Meeting you where you’re at
You can send your response as a beginner lamdan, intermediate, or advanced. Mishmar Shaila is for anyone, but it’s made specifically for yeshivah bochurim and yungeleit. It’s all texting, you don’t need an Internet connection to participate.
How I thought of Mishmar Shaila
I came up with the idea ten years ago when I was learning in Toras Chaim, the Chofetz Chaim yeshivah in Miami. Me and a few of my friends in the dorm would work on the sh’eilahs late at night, hoping to come up with the answer by the next morning. After a week or two, we thought about texting the question to a group in yeshivah every other night, followed by the answer the next morning. It was so popular, basically everyone signed up! My rebbi told me that it was an “ainfal,” like an epiphany, but he advised me to send it out only once a week — Thursday night — and send the answer Motzaei Shabbos, so people could have time to research and learn before getting the answer from us. The rest is history...
My, how we’ve grown
We’re now an official organization, Lamdanim Inc., and in October, we launched our app. It has mareh mekomos, an archive section, an audio recording explaining the question and with pointers for the question and answer, a place for people to submit answers, and more.
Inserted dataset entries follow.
int porrt_get_option(const porrt_ctx *c, const char *name, int64_t *value) {
    if (!c || !name || !value) return PORRT_ERR_INVALID;
    if (!strcmp(name, "launch_mode")) *value = c->last_launch_mode;
    else if (!strcmp(name, "pipeline")) *value = c->seq.lag_on ? 4 : (c->seq.pipe_on ? 1 : 0);
    else if (!strcmp(name, "group_lanes")) *value = c->seq.opt_group;
    else if (!strcmp(name, "kd_lazy")) *value = c->seq.kd_lazy ? 1 : 0;
    else if (!strcmp(name, "kd_lca_steps")) *value = (int64_t)c->counters.lca_next;
    else if (!strcmp(name, "compactions")) *value = c->n_compactions;
    else if (!strcmp(name, "kd_built_after")) *value = c->seq.kd_built_after;
    else if (!strcmp(name, "n_heavy")) *value = (int64_t)c->counters.n_heavy;
    else if (!strcmp(name, "conn_wg_waves")) *value = c->opt_conn_wg_waves;
    else if (!strcmp(name, "conn_riders_first")) *value = c->opt_conn_riders_first ? 1 : 0;
    else if (!strcmp(name, "nn_wg_waves")) *value = c->opt_nn_wg_waves;
    else if (!strcmp(name, "commit_flat")) *value = c->opt_commit_flat;
    else if (!strcmp(name, "cand_cap")) *value = c->opt_cand_cap;
    else if (!strcmp(name, "edge_per_node")) *value = (int64_t)c->edge_per_node;
    else if (!strcmp(name, "tie_pool_ids")) *value = (int64_t)c->tie_pool_ids;
    else if (!strcmp(name, "tie_pooled_ids")) *value = (int64_t)c->counters.pool_n;
    else if (!strcmp(name, "tie_records")) *value = (int64_t)c->counters.pend_cnt;
    else if (!strcmp(name, "dp_wide_rows")) *value = (int64_t)c->opt_dp_wide_rows;
    else if (!strcmp(name, "dp_levels")) *value = c->dp.valid ? (int64_t)c->dp.levels : 0;
    else if (!strcmp(name, "tamp_streams")) *value = c->opt_tamp_streams;
    else if (!strcmp(name, "tamp_wave")) *value = c->opt_tamp_wave;
    else if (!strcmp(name, "tamp_pool")) *value = c->opt_tamp_pool;
    else if (!strcmp(name, "tamp_search")) *value = c->opt_tamp_search;
    else if (!strcmp(name, "tamp_arena_states")) *value = (int64_t)c->opt_tamp_arena_states;
    else if (!strcmp(name, "prm_rows")) *value = c->opt_prm_rows;
    else if (!strcmp(name, "prm_xcd_rows")) *value = c->opt_prm_xcd_rows;
    else if (!strcmp(name, "qmdp_max_states")) *value = c->opt_qmdp_max_states;
    else if (!strcmp(name, "policy_graph_max_pivots")) *value = c->opt_policy_graph_max_pivots;
    else if (!strcmp(name, "policy_max_nodes")) *value = c->opt_policy_max_nodes;
    else if (!strcmp(name, "plan_batch_max_belief_nodes")) *value = (int64_t)c->opt_plan_batch_max_belief_nodes;
    else if (!strcmp(name, "plan_batch_host_ranks")) *value = c->opt_plan_batch_host_ranks;
    else if (!strcmp(name, "mm_plan_batch_max_nodes")) *value = (int64_t)c->opt_mm_plan_batch_max_nodes;
    else if (!strcmp(name, "refine_short_lds")) *value = c->opt_refine_short_lds ? 1 : 0;
    else if (!strcmp(name, "reparent_max_tree_nodes")) *value = c->opt_reparent_max_tree_nodes;
    else if (!strcmp(name, "reparent_max_pops_per_node")) *value = c->opt_reparent_max_pops_per_node;
    else if (!strcmp(name, "dp_wide_levels")) *value = c->dp.valid ? (int64_t)c->dp.wide_levels : 0;
    else return PORRT_ERR_INVALID;
    return PORRT_OK;
}
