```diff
+            if (__builtin_amdgcn_inverse_ballot_w64(m)) {
+                const uint32_t mb = __builtin_amdgcn_mbcnt_hi((uint32_t)(m >> 32), __builtin_amdgcn_mbcnt_lo((uint32_t)m, 0u));
+                *reinterpret_cast<uint32_t*>(reinterpret_cast<uint8_t*>(q) + ((mb << 2) + (qcount << 2))) = e0 + j;
+            }
+            qcount += (uint32_t)__builtin_popcountll(m);
+        };
+        auto test = [&](const Iss& c, auto inv_tag, auto nw_tag) -> bool {
+            constexpr bool INV = decltype(inv_tag)::value;
+            constexpr int NW = decltype(nw_tag)::value;
+            uint32_t ib = 0, nz = 0, nwt = 0, t_ = 0, o0 = 0;
+            bool act = true;
+            if constexpr (INV) {
+                const uint32_t P0 = c.e0 & 4095u;
+                t_ = c.e0 >> 12;
+                act = t_ != 8u;
+                if (act) {
+                    ib = __builtin_amdgcn_alignbit(inv[(P0 >> 5) + 1], inv[P0 >> 5], P0 & 31u);
+                    const uint2 ri = *reinterpret_cast<const uint2*>(&rinfo[t_]);
+                    nwt = ri.y; o0 = P0 - ri.x;
+                }
+            }
+            uint64_t m[NW];
+            uint32_t tot = 0;
+#pragma unroll
+            for (int j = 0; j < NW; ++j) {
+                uint32_t x = j == 0 ? c.wl : __builtin_amdgcn_alignbit(c.wh, c.wl, 2 * j);
+                if (k < 16) x &= KMASK;
+                if constexpr (WIDE) x = kw_fold((join64(c.wl, c.wh) >> (2 * j)) & KMASK64);
+                const uint32_t f = j == 0 ? c.fw.x : (j == 1 ? c.fw.y : (j == 2 ? c.fw.z : c.fw.w));
+                const uint32_t fb = kf4_bits_dev(x);
+                bool cand = (fb & f) == fb;
+                if constexpr (INV) {
+                    if (act && ((ib >> j) & KBITS) != 0u) {
+                        cand = false;
+                        if (o0 + (uint32_t)j < nwt) ++nz;
+                    }
+                }
+                m[j] = __builtin_amdgcn_ballot_w64(cand);
+                tot += (uint32_t)__builtin_popcountll(m[j]);
+            }
+            if constexpr (INV) { if (nz) atomicAdd(&nzero[t_], nz); }
+            if (qcount + tot > (uint32_t)KM_QCAP) {
+                pend_e0 = c.e0; pend_c = 0;
+#pragma unroll
+                for (int j = 0; j < NW; ++j) pend_c |= __builtin_amdgcn_inverse_ballot_w64(m[j]) ? 1u << j : 0u;
+                pending = true;
+                return false;
+            }
+#pragma unroll
+            for (int j = 0; j < NW; ++j) push(c.e0, m[j], (uint32_t)j);
+            return true;
+        };
+        auto windows = [&](auto uni_tag, auto inv_tag) {
+            const std::true_type quarter{}; const std::false_type full{};
+            const std::integral_constant<int, 4> w4{}; const std::integral_constant<int, 1> w1{};
+            if (pending) {
+#pragma unroll
+                for (uint32_t j = 0; j < 4u; ++j) push(pend_e0, __builtin_amdgcn_ballot_w64(((pend_c >> j) & 1u) != 0u), j);
+                pending = false;
+            }
+            if (step >= nsteps) return;
+            if (step == nfull) {
+                const Iss cq = issue(step, uni_tag, quarter);
+                ++step;
+                test(cq, inv_tag, w1);
+                return;
+            }
+            Iss cur = issue(step, uni_tag, full);
+            while (step + 1u < nfull) {
+                const Iss nxt = issue(step + 1u, uni_tag, full);
+                ++step;
+                if (!test(cur, inv_tag, w4)) return;
+                cur = nxt;
+            }
+            if (qlast) {
+                const Iss cq = issue(step + 1u, uni_tag, quarter);
+                ++step;
+                if (!test(cur, inv_tag, w4)) return;
+                ++step;
+                test(cq, inv_tag, w1);
+            } else {
+                ++step;
+                test(cur, inv_tag, w4);
+            }
+        };
         for (;;) {
-            uint32_t wl[KM_CH], wh[KM_CH], e0v[KM_CH], fq[KM_CH];
-            u32x4 fw[KM_CH];
-            bool isqv[KM_CH];
-#pragma unroll
-            for (int s = 0; s < KM_CH; ++s) {
-                const bool isq = qlast && step + (uint32_t)s + 1u == nsteps;
-                isqv[s] = isq;
-                const uint32_t jq = isq ? (uint32_t)lane & 3u : 0u;
-                const uint32_t G = (step + (uint32_t)s) * KW + (isq ? (uint32_t)lane >> 2 : (uint32_t)lane);
-                uint32_t t, P0;
-                if (uniform) {
-                    t = __umulhi(G, magic_v);
-                    P0 = __umul24(t, dlen_v) + ((G << 2) + mis);
-                } else {
-                    t = 0;
-#pragma unroll
-                    for (int i = 1; i < KM_MAX_T; ++i) t += G >= rinfo[i].z ? 1u : 0u;
-                    const uint4 ri = rinfo[t];
-                    P0 = ri.x + 4u * (G - ri.z);
-                }
-                const bool act = G < NG;
-                if (!act) { P0 = PAD_P; t = 8u; }
-                const km_pair1 w = *reinterpret_cast<const km_pair1*>(reinterpret_cast<const uint8_t*>(pk) + (P0 >> 2));
-                const uint32_t sh = (P0 & 3u) << 1;
-                wl[s] = __builtin_amdgcn_alignbit(w.y, w.x, sh);
-                wh[s] = w.y >> sh;
-                uint32_t core = k == 16 ? wl[s] >> 6 : (wl[s] >> 6) & CMASK;
-                if constexpr (WIDE) core = kw_fold((join64(wl[s], wh[s]) >> 6) & CMASK64);
-                const uint32_t sect_b = __umulhi(core * 0x85EBCA6Bu, kf4_n16) & ~15u;
-                e0v[s] = P0 | (t << 12);
-                fq[s] = 0u;
-                fw[s] = u32x4{0u, 0u, 0u, 0u};
-                if (isq) {
-                    wl[s] = __builtin_amdgcn_alignbit(wh[s], wl[s], 2u * jq);
-                    if (act) e0v[s] += jq;
-                    fq[s] = *reinterpret_cast<const uint32_t*>(reinterpret_cast<const uint8_t*>(kf4p) + (sect_b + 4u * jq));
-                } else fw[s] = *reinterpret_cast<const u32x4*>(reinterpret_cast<const uint8_t*>(kf4p) + sect_b);
-            }
-            bool stop = false;
-            uint32_t done = 0;
-            auto test_step = [&](int s, auto inv_tag, auto nw_tag) {
-                constexpr bool INV = decltype(inv_tag)::value;
-                constexpr int NW = decltype(nw_tag)::value;
-                uint32_t ib = 0, nz = 0, nwt = 0, t_ = 0, o0 = 0;
-                bool act = true;
-                if constexpr (INV) {
-                    const uint32_t P0 = e0v[s] & 4095u;
-                    t_ = e0v[s] >> 12;
-                    act = t_ != 8u;
-                    if (act) {
-                        ib = __builtin_amdgcn_alignbit(inv[(P0 >> 5) + 1], inv[P0 >> 5], P0 & 31u);
-                        const uint2 ri = *reinterpret_cast<const uint2*>(&rinfo[t_]);
-                        nwt = ri.y; o0 = P0 - ri.x;
-                    }
-                }
-#pragma unroll
-                for (int j = 0; j < NW; ++j) {
-                    uint32_t x = j == 0 ? wl[s] : __builtin_amdgcn_alignbit(wh[s], wl[s], 2 * j);
-                    if (k < 16) x &= KMASK;
-                    if constexpr (WIDE) x = kw_fold((join64(wl[s], wh[s]) >> (2 * j)) & KMASK64);
-                    const uint32_t f = NW == 1 ? fq[s] : (j == 0 ? fw[s].x : (j == 1 ? fw[s].y : (j == 2 ? fw[s].z : fw[s].w)));
-                    const uint32_t fb = kf4_bits_dev(x);
-                    bool cand = (fb & f) == fb;
-                    if constexpr (INV) {
-                        if (act && ((ib >> j) & KBITS) != 0u) {
-                            cand = false;
-                            if (o0 + (uint32_t)j < nwt) ++nz;
-                        }
-                    }
-                    const uint64_t m = __builtin_amdgcn_ballot_w64(cand);
-                    if (__builtin_amdgcn_inverse_ballot_w64(m)) {
-                        const uint32_t mb = __builtin_amdgcn_mbcnt_hi((uint32_t)(m >> 32), __builtin_amdgcn_mbcnt_lo((uint32_t)m, 0u));
-                        *reinterpret_cast<uint32_t*>(reinterpret_cast<uint8_t*>(q) + ((mb << 2) + (qcount << 2))) = e0v[s] + (uint32_t)j;
-                    }
-                    qcount += (uint32_t)__builtin_popcountll(m);
-                }
-                if constexpr (INV) { if (nz) atomicAdd(&nzero[t_], nz); }
-            };
-#pragma unroll
-            for (int s = 0; s < KM_CH; ++s) {
-                if (step + (uint32_t)s < nsteps && !stop) {
-                    if (qcount + 4u * KW > (uint32_t)KM_QCAP) stop = true;
-                    else {
-                        ++done;
-                        if (isqv[s]) {
-                            if (has_invalid) test_step(s, std::true_type{}, std::integral_constant<int, 1>{});
-                            else test_step(s, std::false_type{}, std::integral_constant<int, 1>{});
-                        } else if (has_invalid) test_step(s, std::true_type{}, std::integral_constant<int, 4>{});
-                        else test_step(s, std::false_type{}, std::integral_constant<int, 4>{});
-                    }
-                }
-            }
-            step += done;
-            const bool last = step >= nsteps;
+            if (uniform) {
+                if (has_invalid) windows(std::true_type{}, std::true_type{});
+                else windows(std::true_type{}, std::false_type{});
+            } else if (has_invalid) windows(std::false_type{}, std::true_type{});
+            else windows(std::false_type{}, std::false_type{});
+            const bool last = !pending;
             wave_sync();
             const uint32_t qn = last ? qcount : (qcount & ~(uint32_t)(KW - 1));
             drain(qn);
```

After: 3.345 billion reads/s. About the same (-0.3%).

We’ve been on Kol Halashon for a while, and we just joined Torah Anytime. Monsey Mevaser runs a small article every week from us with a question and answer, and we email a weekly newsletter with answers to the previous week’s sh’eilah from subscribers, as well as he’aros, ein lomars, and other announcements. Every Rosh Chodesh, we have a raffle of people who submitted the correct answer, and the prizes are getting better as we get more sponsors. Recently, Mekor Judaica sponsored a menorah, and we’re hoping to raffle a megillah for Rosh Chodesh Adar Beis.
Back in the day
In the beginning, when we were operating only through text messaging, the service wasn’t so reliable — some phones didn’t receive the full sh’eilah when we sent it out to the list. Remember those days when texts would come in “broken” or half finished? When that happened, people would reach out directly for the full question. There was a shul rav who used the sh’eilahs to engage his balabatim on a weekly basis, he’d ask me to resend it every week. Baruch Hashem our texting service is more reliable now, we’re sending the texts from a computer.
Divine Providence
A year and a half ago, a donor gave $5,000 toward the development of an app. I spoke with a rosh yeshivah to see if it was okay, he gave us his brachah, so we started looking into it. A family member with experience in mobile apps said they’re a whole sugya, extremely expensive to develop; he helped us determine what features we’d want to include. We got quotes from app developers for between $15,000 and $25,000! Someone overheard me talking about this in yeshivah and told me his father is Imperial Technology, he does websites and that kind of stuff, and he might be able to help. I emailed his father and waited to hear back. Meanwhile, a donor who had pledged $1,000 a year earlier told me he’s ready to give the money, so we had $6,000 in the bank. The next day — no jokes, literally the next day — Imperial Technology emailed back, “We can do it for $6,000.”
Sound advice
My relative advised us not to have a “pilpul chaveirim” section on the app for users to discuss the questions, because forums are difficult to monitor, you never know what people will say, and we don’t want batalah or leitzanus. Also, it would mean our app wouldn’t be allowed on kosher smartphones. And practically speaking, it’s a very expensive feature to include.
Notable users
Once, after I said over a Mishmar Shaila at the Shabbos table in Chofetz Chaim in Israel, Rav Dovid Feinstein’s gabbai told us that he regularly asks Rav Dovid sh’eilahs people send him. He signed up for our text through an ad in the Yated, and he forgot about it. Thursday night, he got a sh’eilah via text and assumed it was for Rav Dovid, so he asked Rav Dovid the sh’eilah and sent back the answer. Meanwhile, the Mishmar Shaila answer was texted out that Motzaei Shabbos. When the gabbai got it, he thought, Wow, such chutzpah! This man is sending me his own answer to a sh’eilah he texted for the rosh yeshivah? Only later did he realize he’d asked Rav Dovid the Mishmar Shaila.
In Brief
Rapid growth
We’ve been doing Mishmar Shaila for a while, but we started advertising only recently, and we now have thousands of bnei Torah subscribers. That means we get hundreds of answers to the sh’eilah over the weekend, people send back literally pages of material.
Mistaken identity
People call us to ask random kashes in different gemarahs throughout Shas and also halachah sh’eilahs, as if we’re a general sh’eilah hotline.
Marketing magic
My friend had our bumper magnet with our slogan — “Are YOU a lamdan?” — on his car. He was in Boro Park, and a chassid bent down and was me’ayein in the magnet. “What is this?” he asked my friend — and then he signed up.
Next on the agenda
To ask gedolim to ask their own kashes on Mishmar Shaila.
Memorable feedback
“Your sh’eilahs are bringing good stuff out of me” and “I mamash felt like I was back in yeshivah Thursday night” — those are the best.
Jewish Geography
When I was single, people would redt me shidduchim without even knowing who I was.